Panel recommends revised cancer warning on consent form for indoor tanning

An advisory panel recommended Friday that the state Health Department revise language on its parental consent form for indoor tanning to specify that the practice can cause skin cancer.

The recommendation by the Maryland State Council on Cancer Control supports plans by the state Department of Health and Mental Hygiene to change the parental consent's current wording to emphasize cancer risks more clearly. But unlike a draft the Health Department crafted last winter, it stops short of saying that indoor tanning devices cause cancer.


The panel's recommendation followed a discussion by medical experts and members of the tanning industry. The parental consent form was released one year after the General Assembly adopted legislation prohibiting use of tanning devices by those under 18 without such consent.

The wording of the consent form's final language is up to state Health Secretary Dr. Joshua Sharfstein, who said he hopes to decide before winter.

"My view is that parents deserve the facts before they decide to give any consent for indoor tanning," said Sharfstein, who said that Friday's discussion follows two public comment periods and two advisory meetings and comes amid concerns among oncologists about the form's accuracy and clarity.

The form currently reads: "Because of the increase in skin cancer and other skin problems related to exposures to ultraviolet light, most health experts recommend that children under age 18 should not use indoor tanning devices."

But the 25-member state cancer council, which is appointed by the governor and includes state agency officials, physicians and community leaders, voted unanimously Friday to amend the wording to reflect scientific evidence showing a link between indoor tanning and skin cancer.

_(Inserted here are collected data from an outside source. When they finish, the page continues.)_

diff --git a/plonky2_demo_amd/csrc/poseidon.cuh b/plonky2_demo_amd/csrc/poseidon.cuh
--- a/plonky2_demo_amd/csrc/poseidon.cuh
+++ b/plonky2_demo_amd/csrc/poseidon.cuh
@@ -122,7 +122,8 @@
 #endif
 }
 
-template <bool WITH_RC>
+enum : uint32_t { PSD_KEEP_ALL = 0xFFFu, PSD_KEEP_DIGEST = 0x00Fu, PSD_KEEP_CAPACITY = 0xF00u };
+template <bool WITH_RC, uint32_t KEEP = PSD_KEEP_ALL>
 GL_HD void psd_mds_then_constants(gl_t (&s)[12], const gl_t* __restrict__ rc) {
     uint32_t k16 = 16, k2 = 2, k8 = 8;
 #if defined(__HIP_DEVICE_COMPILE__)
@@ -135,6 +136,7 @@
 #if defined(__HIP_DEVICE_COMPILE__)
 #pragma unroll
     for (int r0 = 0; r0 < 12; r0 += 3) {
+        if (!((KEEP >> r0) & 7u)) continue;
         gl_t al[3], ah[3];
 #pragma unroll
         for (int k = 0; k < 3; k++) {
@@ -190,6 +192,7 @@
         for (int q = 0; q < 4; q++) A.blk[d][q] = mine ? (int)(((d_POSEIDON_MDS_I8A[4 * d + q] >> o8) & 0xFFu) << t8) : 0;
     return A;
 }
+template <uint32_t KEEP>
 __device__ __forceinline__ void psd_mds_mfma(gl_t (&s)[12], const gl_t* __restrict__ kk, const PsdMfmaA& A) {
     psd_i32x4 bl[3], bh[3];
 #pragma unroll
@@ -199,6 +202,9 @@
             bl[kb][q] = (int)((uint32_t)s[4 * kb + q] ^ 0x80808080u);
             bh[kb][q] = (int)((uint32_t)(s[4 * kb + q] >> 32) ^ 0x80808080u);
         }
+#pragma unroll
+    for (int i = 0; i < 12; i++)
+        if (!((KEEP >> i) & 1u)) asm("" : "=v"(s[i]));
     int32_t one = 1, m8 = 1 << 8, m16 = 1 << 16, m24 = 1 << 24;
     asm volatile("" : "+v"(one), "+s"(m8), "+s"(m16), "+s"(m24));
     gl_t acc[2][12];
@@ -206,6 +212,7 @@
     for (int rb = 0; rb < 3; rb++) {
 #pragma unroll
         for (int hf = 0; hf < 2; hf++) {
+            if (!((KEEP >> (4 * rb)) & 0xFu)) continue;
             __builtin_amdgcn_sched_barrier(0);
             psd_i32x16 d = {};
 #pragma unroll
@@ -214,6 +221,7 @@
 #pragma unroll
             for (int o = 0; o < 4; o++) {
                 const int i = 4 * rb + o;
+                if (!((KEEP >> i) & 1u)) continue;
                 int64_t x = (int64_t)d[4 * o] * one + (int64_t)kk[2 * i + hf];
                 x += (int64_t)d[4 * o + 1] * m8;
                 x += (int64_t)d[4 * o + 2] * m16;
@@ -222,8 +230,15 @@
             }
         }
 #pragma unroll
-        for (int r0 = 3 * rb; r0 < 4 * rb + 2; r0 += 3)
-            glx_acc_reduce3(acc[0][r0], acc[1][r0], acc[0][r0 + 1], acc[1][r0 + 1], acc[0][r0 + 2], acc[1][r0 + 2], s[r0], s[r0 + 1], s[r0 + 2]);
+        for (int r0 = 3 * rb; r0 < 4 * rb + 2; r0 += 3) {
+            if (((KEEP >> r0) & 7u) == 7u)
+                glx_acc_reduce3(acc[0][r0], acc[1][r0], acc[0][r0 + 1], acc[1][r0 + 1], acc[0][r0 + 2], acc[1][r0 + 2], s[r0], s[r0 + 1], s[r0 + 2]);
+            else {
+#pragma unroll
+                for (int r = r0; r < r0 + 3; r++)
+                    if ((KEEP >> r) & 1u) s[r] = glx_acc_reduce(acc[0][r], acc[1][r]);
+            }
+        }
     }
     __builtin_amdgcn_sched_barrier(0);
 }
@@ -233,10 +248,15 @@
     constexpr uint32_t circ[12] = {17, 15, 41, 16, 2, 28, 13, 13, 39, 18, 34, 20};
     return circ[(c - r + 12) % 12] + ((r == 0 && c == 0) ? 8u : 0u);
 }
-GL_HD void psd_sbox_all(gl_t (&s)[12]) {
+GL_HD void psd_sbox_all(gl_t (&s)[12], bool cap0 = false) {
 #if defined(__HIP_DEVICE_COMPILE__)
 #pragma unroll
     for (int k = 0; k < 12; k += 3) {
+        if (k == 9 && cap0) {
+#pragma unroll
+            for (int i = 9; i < 12; i++) s[i] = d_POSEIDON_CAP0_SBOX[i - 8];
+            continue;
+        }
         gl_t a2, b2, c2, a4, b4, c4, a3, b3, c3;
         glx_mul3<false>(s[k], s[k], s[k + 1], s[k + 1], s[k + 2], s[k + 2], a2, b2, c2);
         glx_mul3<false>(a2, a2, b2, b2, c2, c2, a4, b4, c4);
@@ -346,42 +366,57 @@
 #endif
 
 #if defined(__HIP_DEVICE_COMPILE__)
-template <int LAYER, bool WITH_RC>
+template <int LAYER, bool WITH_RC, uint32_t KEEP = PSD_KEEP_ALL>
 __device__ __forceinline__ void psd_mds_layer(gl_t (&s)[12], int n, const PsdMfmaA& A) {
-    if constexpr (LAYER == PSD_LAYER_MFMA) psd_mds_mfma(s, d_POSEIDON_MDS_K + 24 * (WITH_RC ? n : 8 + POSEIDON_PARTIAL_ROUNDS), A);
-    else psd_mds_then_constants<WITH_RC>(s, WITH_RC ? d_POSEIDON_RC + 12 * n : nullptr);
+    if constexpr (LAYER == PSD_LAYER_MFMA) psd_mds_mfma<KEEP>(s, d_POSEIDON_MDS_K + 24 * (WITH_RC ? n : 8 + POSEIDON_PARTIAL_ROUNDS), A);
+    else psd_mds_then_constants<WITH_RC, KEEP>(s, WITH_RC ? d_POSEIDON_RC + 12 * n : nullptr);
 }
 template <int LAYER>
+__device__ __forceinline__ void psd_permute_rounds(gl_t (&s)[12], const PsdMfmaA& A, bool cap0) {
+    const gl_t* __restrict__ rc = d_POSEIDON_RC;
+#pragma unroll
+    for (int i = 0; i < 12; i++) s[i] = gl_add_c(s[i], rc[i]);
+#if PSD_GROUP4
+#pragma unroll 1
+    for (int r = 0; r < 4; r++) { psd_sbox_all(s, cap0 && r == 0); if (r < 3) psd_mds_layer<LAYER, true>(s, r + 1, A); }
+#pragma unroll 1
+    for (int g = 0; g < POSEIDON_G4_GROUPS; g++) psd_partial_group4(s, d_POSEIDON_G4_K + 15 * g, g != 0);
+    { gl_t a[3]; psd_partial_group_k<false>(s, d_POSEIDON_G4_K + 15 * POSEIDON_G4_GROUPS, nullptr, a); }
+#else
+#pragma unroll 1
+    for (int r = 0; r < 4; r++) { psd_sbox_all(s, cap0 && r == 0); psd_mds_layer<LAYER, true>(s, r + 1, A); }
+#pragma unroll 1
+    for (int g = 0; g < POSEIDON_PARTIAL_GROUPS; g++) { gl_t a[3]; psd_partial_group<false>(s, g, nullptr, a); }
+#pragma unroll 1
+    for (int r = 4 + 3 * POSEIDON_PARTIAL_GROUPS; r < 4 + POSEIDON_PARTIAL_ROUNDS; r++) { s[0] = psd_sbox(s[0]); psd_mds_layer<LAYER, true>(s, r + 1, A); }
+#endif
+#pragma unroll 1
+    for (int r = 4 + POSEIDON_PARTIAL_ROUNDS; r < 7 + POSEIDON_PARTIAL_ROUNDS; r++) { psd_sbox_all(s); psd_mds_layer<LAYER, true>(s, r + 1, A); }
+    psd_sbox_all(s);
+}
+template <int LAYER, uint32_t KEEP = PSD_KEEP_ALL, bool CAP0 = false>
 __device__ __forceinline__ void psd_permute_layer(gl_t (&s)[12]) {
-    const gl_t* __restrict__ rc = d_POSEIDON_RC;
     PsdMfmaA A;
     if constexpr (LAYER == PSD_LAYER_MFMA) A = psd_mfma_a();
-#pragma unroll
-    for (int i = 0; i < 12; i++) s[i] = gl_add_c(s[i], rc[i]);
-#if PSD_GROUP4
-#pragma unroll 1
-    for (int r = 0; r < 4; r++) { psd_sbox_all(s); if (r < 3) psd_mds_layer<LAYER, true>(s, r + 1, A); }
-#pragma unroll 1
-    for (int g = 0; g < POSEIDON_G4_GROUPS; g++) psd_partial_group4(s, d_POSEIDON_G4_K + 15 * g, g != 0);
-    { gl_t a[3]; psd_partial_group_k<false>(s, d_POSEIDON_G4_K + 15 * POSEIDON_G4_GROUPS, nullptr, a); }
-#else
-#pragma unroll 1
-    for (int r = 0; r < 4; r++) { psd_sbox_all(s); psd_mds_layer<LAYER, true>(s, r + 1, A); }
-#pragma unroll 1
-    for (int g = 0; g < POSEIDON_PARTIAL_GROUPS; g++) { gl_t a[3]; psd_partial_group<false>(s, g, nullptr, a); }
-#pragma unroll 1
-    for (int r = 4 + 3 * POSEIDON_PARTIAL_GROUPS; r < 4 + POSEIDON_PARTIAL_ROUNDS; r++) { s[0] = psd_sbox(s[0]); psd_mds_layer<LAYER, true>(s, r + 1, A); }
-#endif
-#pragma unroll 1
-    for (int r = 4 + POSEIDON_PARTIAL_ROUNDS; r < 7 + POSEIDON_PARTIAL_ROUNDS; r++) { psd_sbox_all(s); psd_mds_layer<LAYER, true>(s, r + 1, A); }
-    psd_sbox_all(s);
-    psd_mds_layer<LAYER, false>(s, 0, A);
+    psd_permute_rounds<LAYER>(s, A, CAP0);
+    psd_mds_layer<LAYER, false, KEEP>(s, 0, A);
+}
+template <int LAYER>
+__device__ __forceinline__ void psd_sponge_permute(gl_t (&s)[12], bool first, uint32_t next) {
+    PsdMfmaA A;
+    if constexpr (LAYER == PSD_LAYER_MFMA) A = psd_mfma_a();
+    psd_permute_rounds<LAYER>(s, A, first);
+    if (next == 8) psd_mds_layer<LAYER, false, PSD_KEEP_CAPACITY>(s, 0, A);
+    else if (next == 0) psd_mds_layer<LAYER, false, PSD_KEEP_DIGEST>(s, 0, A);
+    else psd_mds_layer<LAYER, false>(s, 0, A);
 }
 GL_HD void psd_permute(gl_t (&s)[12]) { psd_permute_layer<PSD_LAYER_VALU>(s); }
 #else
 #if defined(__HIPCC__)
+template <int LAYER, uint32_t KEEP = PSD_KEEP_ALL, bool CAP0 = false>
+__device__ void psd_permute_layer(gl_t (&s)[12]);
 template <int LAYER>
-__device__ void psd_permute_layer(gl_t (&s)[12]);
+__device__ void psd_sponge_permute(gl_t (&s)[12], bool first, uint32_t next);
 #endif
 GL_HD void psd_permute(gl_t (&s)[12]) {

The council voted unanimously to amend the consent form to read: "Indoor tanning can cause skin cancer. Skin cancer can be fatal. To reduce the risk of skin cancer, the American Academy of Pediatrics recommends that children under the age of 18 never use indoor tanning devices."

The revised wording is not meant to suggest that someone who uses an indoor tanning device surely will develop skin cancer, said Dr. William Nelson, director of Johns Hopkins' Sydney Kimmel Cancer Center and a council member.

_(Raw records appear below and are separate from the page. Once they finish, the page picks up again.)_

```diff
@@ -639,13 +930,20 @@
     }
     a.nprob = nprob;
     ProfileScope prof(21, tiles, st, flop / 1e6, bytes / 1e3);
+#define MDETR_SGEMM_SPLIT_LAUNCH(MODE, TM, GRID) hipLaunchKernelGGL((sgemm_split_kernel<MODE, TM>), GRID, dim3(256), 0, st, a);
     if (mode == MDETR_SGEMM_TN) {
-        a.split = tn_split(p, nprob);
+        a.split = split_form ? tn_split_form(p, nprob) : tn_split(p, nprob);
         a.flat = static_cast<int>(tn_flat(p, nprob));
         a.ws = static_cast<float *>(workspace);
-        hipLaunchKernelGGL(sgemm_tn_kernel, dim3(tiles, a.split), dim3(64 * kTnWaves), 0, st, a);
+        if (split_form) MDETR_SGEMM_SPLIT_LAUNCH(MDETR_SGEMM_TN, 64, dim3(tiles, a.split))
+        else hipLaunchKernelGGL(sgemm_tn_kernel, dim3(tiles, a.split), dim3(64 * kTnWaves), 0, st, a);
         if (a.split > 1) hipLaunchKernelGGL(sgemm_tn_reduce, dim3((a.flat + 255) / 256), dim3(256), 0, st, a);
     }
+    else if (split_form && mode == MDETR_SGEMM_NN && tsz_m == 32) MDETR_SGEMM_SPLIT_LAUNCH(MDETR_SGEMM_NN, 32, dim3(tiles))
+    else if (split_form && mode == MDETR_SGEMM_NN) MDETR_SGEMM_SPLIT_LAUNCH(MDETR_SGEMM_NN, 64, dim3(tiles))
+    else if (split_form && tsz_m == 32) MDETR_SGEMM_SPLIT_LAUNCH(MDETR_SGEMM_NT, 32, dim3(tiles))
+    else if (split_form) MDETR_SGEMM_SPLIT_LAUNCH(MDETR_SGEMM_NT, 64, dim3(tiles))
+#undef MDETR_SGEMM_SPLIT_LAUNCH
     else if (mode == MDETR_SGEMM_NN) hipLaunchKernelGGL(sgemm_kernel<true>, dim3(tiles), dim3(256), 0, st, a);
     else hipLaunchKernelGGL(sgemm_kernel<false>, dim3(tiles), dim3(256), 0, st, a);
     return hipGetLastError();
diff --git a/monodetr_amd/monodetr/heads.py b/monodetr_amd/monodetr/heads.py
--- a/monodetr_amd/monodetr/heads.py
+++ b/monodetr_amd/monodetr/heads.py
@@ -5,6 +5,10 @@
 from .. import sgemm_ext
 
 ENABLED = os.environ.get("MDETR_HEADS") == "1"
+
+
+def _split_form(x):
+    return x.dtype == torch.bfloat16
 
 
 def _heads_ok(x, bbox, dim, dep, ang, cls):
@@ -41,10 +45,10 @@
         P, G = sgemm_ext.Problem, sgemm_ext.grouped
         sl = [slice(i * hid, (i + 1) * hid) for i in range(4)]
         G(sgemm_ext.NT, [P([(x2, w)], h1[:, s], bias=b, relu_cols=True) for w, b, s in zip((w1b, w1d, w1p, w1a), (b1b, b1d, b1p, b1a), sl)]
-          + [P([(x2, wc)], logits, bias=bc)])
+          + [P([(x2, wc)], logits, bias=bc)], split=_split_form(x))
         G(sgemm_ext.NT, [P([(h1[:, sl[0]], w2b)], h2, bias=b2b, relu_cols=True), P([(h1[:, sl[1]], wd)], size, bias=bd),
-                         P([(h1[:, sl[2]], wp)], depth, bias=bp), P([(h1[:, sl[3]], wa)], angle, bias=ba)])
-        G(sgemm_ext.NT, [P([(h2, w3b)], delta, bias=b3b)])
+                         P([(h1[:, sl[2]], wp)], depth, bias=bp), P([(h1[:, sl[3]], wa)], angle, bias=ba)], split=_split_form(x))
+        G(sgemm_ext.NT, [P([(h2, w3b)], delta, bias=b3b)], split=_split_form(x))
         ctx.save_for_backward(x, h1, h2, w1b, w2b, w3b, w1d, wd, w1p, wp, w1a, wa, wc)
         shape = lambda t: t.view(B, Q, -1)
         return shape(delta), shape(size), shape(depth), shape(angle), shape(logits), x.view_as(x)
@@ -67,15 +71,17 @@
         sl = [slice(i * hid, (i + 1) * hid) for i in range(4)]
         new = lambda *s: torch.empty(s, dtype=torch.float32, device=x.device)
         dh2, dh1 = new(T, hid), new(T, 4 * hid)
-        G(sgemm_ext.NN, [P([(g_delta, w3b)], dh2, mask=h2)])
-        G(sgemm_ext.NN, [P([(g, w)], dh1[:, s], mask=h1[:, s]) for g, w, s in zip((dh2, g_size, g_depth, g_angle), (w2b, wd, wp, wa), sl)])
+        G(sgemm_ext.NN, [P([(g_delta, w3b)], dh2, mask=h2)], split=_split_form(x))
+        G(sgemm_ext.NN, [P([(g, w)], dh1[:, s], mask=h1[:, s]) for g, w, s in zip((dh2, g_size, g_depth, g_angle), (w2b, wd, wp, wa), sl)],
+          split=_split_form(x))
         dx = None
         if ctx.needs_input_grad[0]:
             dx = torch.empty_like(x)
             skip = g_skip.reshape(T, C) if g_skip is not None else None
             if skip is not None and not (skip.stride(1) == 1 and skip.dtype in (torch.float32, torch.bfloat16)):
                 skip = skip.contiguous()
-            G(sgemm_ext.NN, [P([(dh1[:, s], w) for s, w in zip(sl, (w1b, w1d, w1p, w1a))] + [(g_logits, wc)], dx.view(T, C), res=skip)])
+            G(sgemm_ext.NN, [P([(dh1[:, s], w) for s, w in zip(sl, (w1b, w1d, w1p, w1a))] + [(g_logits, wc)], dx.view(T, C), res=skip)],
+              split=_split_form(x))
         outs = {}
         jobs = []
         for key, dy, act, w in (("3b", g_delta, h2, w3b), ("2b", dh2, h1[:, sl[0]], w2b), ("d", g_size, h1[:, sl[1]], wd),
@@ -85,7 +91,7 @@
             dw, db = torch.empty_like(w), new(w.shape[0])
             outs[key] = (dw, db)
             jobs.append(P([(dy, act)], dw, colsum=db))
-        G(sgemm_ext.TN, jobs)
+        G(sgemm_ext.TN, jobs, split=_split_form(x))
         o = outs
         return (dx, o["1b"][0], o["1b"][1], o["2b"][0], o["2b"][1], o["3b"][0], o["3b"][1], o["1d"][0], o["1d"][1], o["d"][0], o["d"][1],
                 o["1p"][0], o["1p"][1], o["p"][0], o["p"][1], o["1a"][0], o["1a"][1], o["a"][0], o["a"][1], o["c"][0], o["c"][1])
diff --git a/monodetr_amd/sgemm_ext.py b/monodetr_amd/sgemm_ext.py
--- a/monodetr_amd/sgemm_ext.py
+++ b/monodetr_amd/sgemm_ext.py
@@ -6,6 +6,7 @@
 
 _backend = None
 NT, NN, TN = 0, 1, 2
+SPLIT = 16
 MAX_PROBLEMS, MAX_TERMS = 10, 5
 
 
@@ -55,7 +56,7 @@
         self.relu_cols = out.shape[1] if relu_cols is True else int(relu_cols)
 
 
-def grouped(mode, problems):
+def grouped(mode, problems, split=False):
     if not 0 < len(problems) <= MAX_PROBLEMS:
         raise ValueError("sgemm: 1 .. %d problems per group" % MAX_PROBLEMS)
     arr = (_Problem * len(problems))()
@@ -97,7 +98,8 @@
             assert pr.colsum.dtype == torch.float32 and pr.colsum.shape == (M,) and pr.colsum.is_contiguous()
             q.colsum = pr.colsum.data_ptr()
     parr = ctypes.cast(arr, ctypes.c_void_p)
-    need = _lib().mdetr_sgemm_workspace_bytes(mode, parr, len(problems)) if mode == TN else 0
+    base, mode = mode, (mode | SPLIT if split else mode)
+    need = _lib().mdetr_sgemm_workspace_bytes(mode, parr, len(problems)) if base == TN else 0
     ws = torch.empty(need, dtype=torch.uint8, device=dev) if need > 0 else None
     rc = -1 if need < 0 else _lib().mdetr_sgemm_grouped(mode, parr, len(problems), ws.data_ptr() if ws is not None else None, max(need, 0),
                                                         dev.index if dev.type == "cuda" else -1,
```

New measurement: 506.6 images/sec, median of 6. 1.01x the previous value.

"You're increasing the chances of getting cancer," Nelson said. "It's like saying that when you smoke a cigarette, you're increasing the chances of getting lung cancer."

Courtney Lewis, director of the health department's Center for Cancer Prevention and Control, said the panel wanted "parents to have the most accurate information about the risk with tanning, based on scientific evidence."

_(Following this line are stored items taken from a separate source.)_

template <bool SPLIT>
__global__ void __launch_bounds__(384, 1)
tc_chain_kernel(const TcParams* __restrict__ layers, const ChainLayer* __restrict__ info, int nl, int* __restrict__ done,
                long long* __restrict__ stats) {
  const long long t_kernel0 = stats ? clock64() : 0;
  long long w0 = 0, w1 = 0;
  constexpr int NPL = SPLIT ? 2 : 1;
  constexpr int B_PLANE_BYTES = 128 * BLOCK_K * 2;
  constexpr int A_BYTES = NPL * A_STAGE_BYTES;
  constexpr int STAGE_BYTES = A_BYTES + NPL * B_PLANE_BYTES;
  constexpr int stages = chain_stages(SPLIT);

  extern __shared__ uint8_t smem_dyn[];
  __shared__ uint64_t full_bar[MAX_STAGES];
  __shared__ uint64_t empty_bar[MAX_STAGES];

  uint8_t* smem = reinterpret_cast<uint8_t*>((reinterpret_cast<uintptr_t>(smem_dyn) + 1023) & ~(uintptr_t)1023);
  const int warp = threadIdx.x >> 5;
  const int lane = threadIdx.x & 31;
  uint8_t* out_base = smem + stages * STAGE_BYTES;
  const int G = (int)gridDim.x;
  const int cta = (int)blockIdx.x;

  if (threadIdx.x == 0) {
    for (int s = 0; s < stages; ++s) {
      mbar_init(&full_bar[s], 1);
      mbar_init(&empty_bar[s], 2);
    }
    fence_barrier_init();
    tma_prefetch_desc(&layers[0].tmB);
    tma_prefetch_desc(&layers[0].tmA[0]);
    tma_prefetch_desc(&layers[0].tmY);
  }
  __syncthreads();

  if (warp < 4) {
    if (warp == 0) {
      uint32_t kbg = 0;
      for (int L = 0; L < nl; ++L) {
        const TcParams& p = layers[L];
        const ChainLayer ci = info[L];
        const int num_kb = p.ntaps * p.kchunks;
        const int bn = p.bn;
        const uint32_t tx_bytes = ((uint32_t)p.a_box_bytes + (uint32_t)(bn * BLOCK_K * 2)) * (uint32_t)NPL;
        if (lane == 0 && L + 1 < nl) {
          tma_prefetch_desc(&layers[L + 1].tmB);
          tma_prefetch_desc(&layers[L + 1].tmA[0]);
        }
        const bool nodeps = (ci.dep_a < 0 && ci.dep_r < 0);
        auto dep_of = [&](int m, int i, const int*& c, int& tgt) -> int {
          int r0, r1;
          chain_rows_of_tile(ci, m, r0, r1);
          int ia = 0, ib = -1, ja = 0, jb = -1, ta = 0, tr = 0;
          const int *ca = done, *cr = done;
          if (ci.dep_a >= 0) {
            const ChainLayer pa = info[ci.dep_a];
            int ra, rb;
            chain_input_rows(ci, pa, r0, r1, ra, rb);
            chain_tiles_of_rows(pa, ra, rb, ia, ib);
            ca = done + pa.done_off;
            ta = pa.target;
          }
          if (ci.dep_r >= 0) {
            const ChainLayer pr = info[ci.dep_r];
            chain_tiles_of_rows(pr, r0, r1, ja, jb);
            cr = done + pr.done_off;
            tr = pr.target;
          }
          const int na = ib - ia + 1, nr = jb - ja + 1;
          if (i < na) {
            c = ca + ia + i;
            tgt = ta;
          } else {
            c = cr + ja + (i - na);
            tgt = tr;
          }
          return na + nr;
        };
        for (int u = chain_first_unit(cta, ci.ubase, G); u < ci.units; u += G) {
          const TileCoord tc_ = decode_unit<false>(p, u, 0, bn);
          bool ready = nodeps;
          for (int kb = 0; kb < num_kb; ++kb, ++kbg) {
            const uint32_t s = kbg % (uint32_t)stages;
            const uint32_t it = kbg / (uint32_t)stages;
            const int tap = kb / p.kchunks;
            const int kc = kb - tap * p.kchunks;
            uint8_t* sa = smem + (size_t)s * STAGE_BYTES;
            uint8_t* sb = sa + A_BYTES;
            if (lane == 0) {
              const long long t0 = stats ? clock64() : 0;
              mbar_wait(&empty_bar[s], (it & 1u) ^ 1u);
              if (stats) w1 += clock64() - t0;
              mbar_expect_tx(&full_bar[s], tx_bytes);
#pragma unroll
              for (int pl = 0; pl < NPL; ++pl)
                tma_load_3d(sb + pl * B_PLANE_BYTES, &p.tmB, &full_bar[s], kc * BLOCK_K + pl * p.cin, tc_.n0, tap);
            }
            if (!ready) {
              const long long tdep0 = stats ? clock64() : 0;
              __syncwarp();
              const int* c = done;
              int tgt = 0;
              const int n = dep_of(u / p.n_tiles, lane, c, tgt);
              for (int i = lane; i < n; i += 32) {
                if (i != lane) dep_of(u / p.n_tiles, i, c, tgt);
#ifdef YB_WATCHDOG
                const long long t0 = clock64();
#endif
                while (ld_acquire_gpu(c) < tgt) {
#ifdef YB_WATCHDOG
                  if (clock64() - t0 > 4000000000ll) asm volatile("trap;");
#endif
                }
              }
              __syncwarp();
              if (stats) w0 += clock64() - tdep0;
              fence_proxy_async_all();
              ready = true;
            }
            if (lane == 0) {
              const CUtensorMap* ma = &p.tmA[p.tap_map[tap]];
              const int ax = tc_.x0 + p.tap_dx[tap], ay = tc_.y0 + p.tap_dy[tap];
#pragma unroll
              for (int pl = 0; pl < NPL; ++pl)
                tma_load_4d(sa + pl * A_STAGE_BYTES, ma, &full_bar[s], kc * BLOCK_K + pl * p.cin, ax, ay, tc_.b);
            }
          }
        }
      }
      if (stats && lane == 0) {
        stats[cta * 8 + 0] = w0;
        stats[cta * 8 + 1] = w1;
      }
    }
  } else {
    const int cw = warp / 4 - 1;
    const int ct = threadIdx.x - 128;
    const int wq = warp & 3;
    const bool signaller = (threadIdx.x & 127) == 0;
    float acc[1][NPL][64];
    int* pending = nullptr;
    auto flush_pending = [&]() {
      const long long t0 = stats ? clock64() : 0;
      bulk_wait_all();
      if (stats) w0 += clock64() - t0;
      fence_proxy_async_all();
      red_release_gpu_add(pending, 1);
      pending = nullptr;
    };
    uint32_t kbg = 0, g = 0;
    for (int L = 0; L < nl; ++L) {
      const TcParams& p = layers[L];
      const int ubase = info[L].ubase, units = info[L].units, done_off = info[L].done_off;
      const int num_kb = p.ntaps * p.kchunks;
      const int n_tiles = p.n_tiles;
      const int bn = p.bn;
      for (int u = chain_first_unit(cta, ubase, G); u < units; u += G) {
        const TileCoord tc_ = decode_unit<false>(p, u, 0, bn);
        if (ct == 0 && pending &&
            !mbar_test_wait(smem_u32(&full_bar[kbg % (uint32_t)stages]), (kbg / (uint32_t)stages) & 1u))
          flush_pending();
        if (bn == 128)
          mma_tile<128, 1, 2, SPLIT, false>(acc, smem, full_bar, empty_bar, stages, STAGE_BYTES, A_BYTES, B_PLANE_BYTES, kbg,
                                            num_kb, cw, signaller);
        else
          mma_tile<64, 1, 2, SPLIT, false>(acc, smem, full_bar, empty_bar, stages, STAGE_BYTES, A_BYTES, B_PLANE_BYTES, kbg,
                                           num_kb, cw, signaller);
        if (ct == 0 && pending) flush_pending();
        EpiArgs e;
        e.tmY = &p.tmY;
        e.tmR = &p.tmR;
        e.res_full_bar = nullptr;
        e.out_base = out_base;
        e.res_base = nullptr;
        e.bias = p.bias;
        e.res_g = p.residual ? p.residual + (size_t)tc_.x0 * (size_t)(NPL * p.Cout) + tc_.n0 : nullptr;
        e.res_pix_stride = NPL * p.Cout;
        e.res_tx = 0;
        e.Wo = p.Wo;
        e.Cout = p.Cout;
        e.n0 = tc_.n0;
        e.x0 = tc_.x0;
        e.y0 = tc_.y0;
        e.b = tc_.b;
        e.nchunks = bn / 64;
        e.nbuf = SPLIT ? 1 : 2;
        e.out_scale = p.out_scale;
        if (bn == 128) epi_staged_act<SPLIT, 128, 1, 2>(p.act, p.res_after_act, acc, e, false, g, cw, ct, lane, wq);
        else epi_staged_act<SPLIT, 64, 1, 2>(p.act, p.res_after_act, acc, e, false, g, cw, ct, lane, wq);
        if (ct == 0) pending = done + done_off + u / n_tiles;
      }
    }
    if (ct == 0) {
      if (pending) flush_pending();
      bulk_wait_read<0>();
      if (stats) {
        stats[cta * 8 + 4] = w0;
        stats[cta * 8 + 6] = clock64() - t_kernel0;
      }
    }
  }
  __syncthreads();
}

int floordiv(int a, int b) { return (a >= 0) ? a / b : -((-a + b - 1) / b); }

}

But members of the tanning industry argued that scientific evidence does not necessarily support a link between tanning devices and cancer.

"We believe in moderation. What we don't believe in is saying, unequivocally, that indoor tanning causes skin cancer. It is not proven," said Robin Eason, owner of Sunseekers Tanning Studios, a 30-year operation with locations in Bel Air, Baltimore and Crofton.

"Every tanning bed is regulated by the FDA," Eason said, "and the FDA says that 'this tanning bed with this combination of lights can only tan this skin type for this many minutes per session.' It's highly regulated."

Joe Levy, scientific adviser for the American Suntanning Association, said some researchers see no clear-cut relationship between skin cancer and UV exposure.

"There is no study model that has ever isolated nonburning UV exposure as an independent risk factor," Levy said.


Yasmine Kirkorian, a Johns Hopkins pediatric dermatology fellow, said that exposure to UV light in childhood and adolescence yields the highest skin cancer risk.

"In saying UV light can be harmful doesn't mean we recommend unrealistic living, like a hermit," Kirkorian said. "We become concerned when the length or extent of sun exposure damages the skin, and by definition that is always the case with UV exposure from indoor tanning."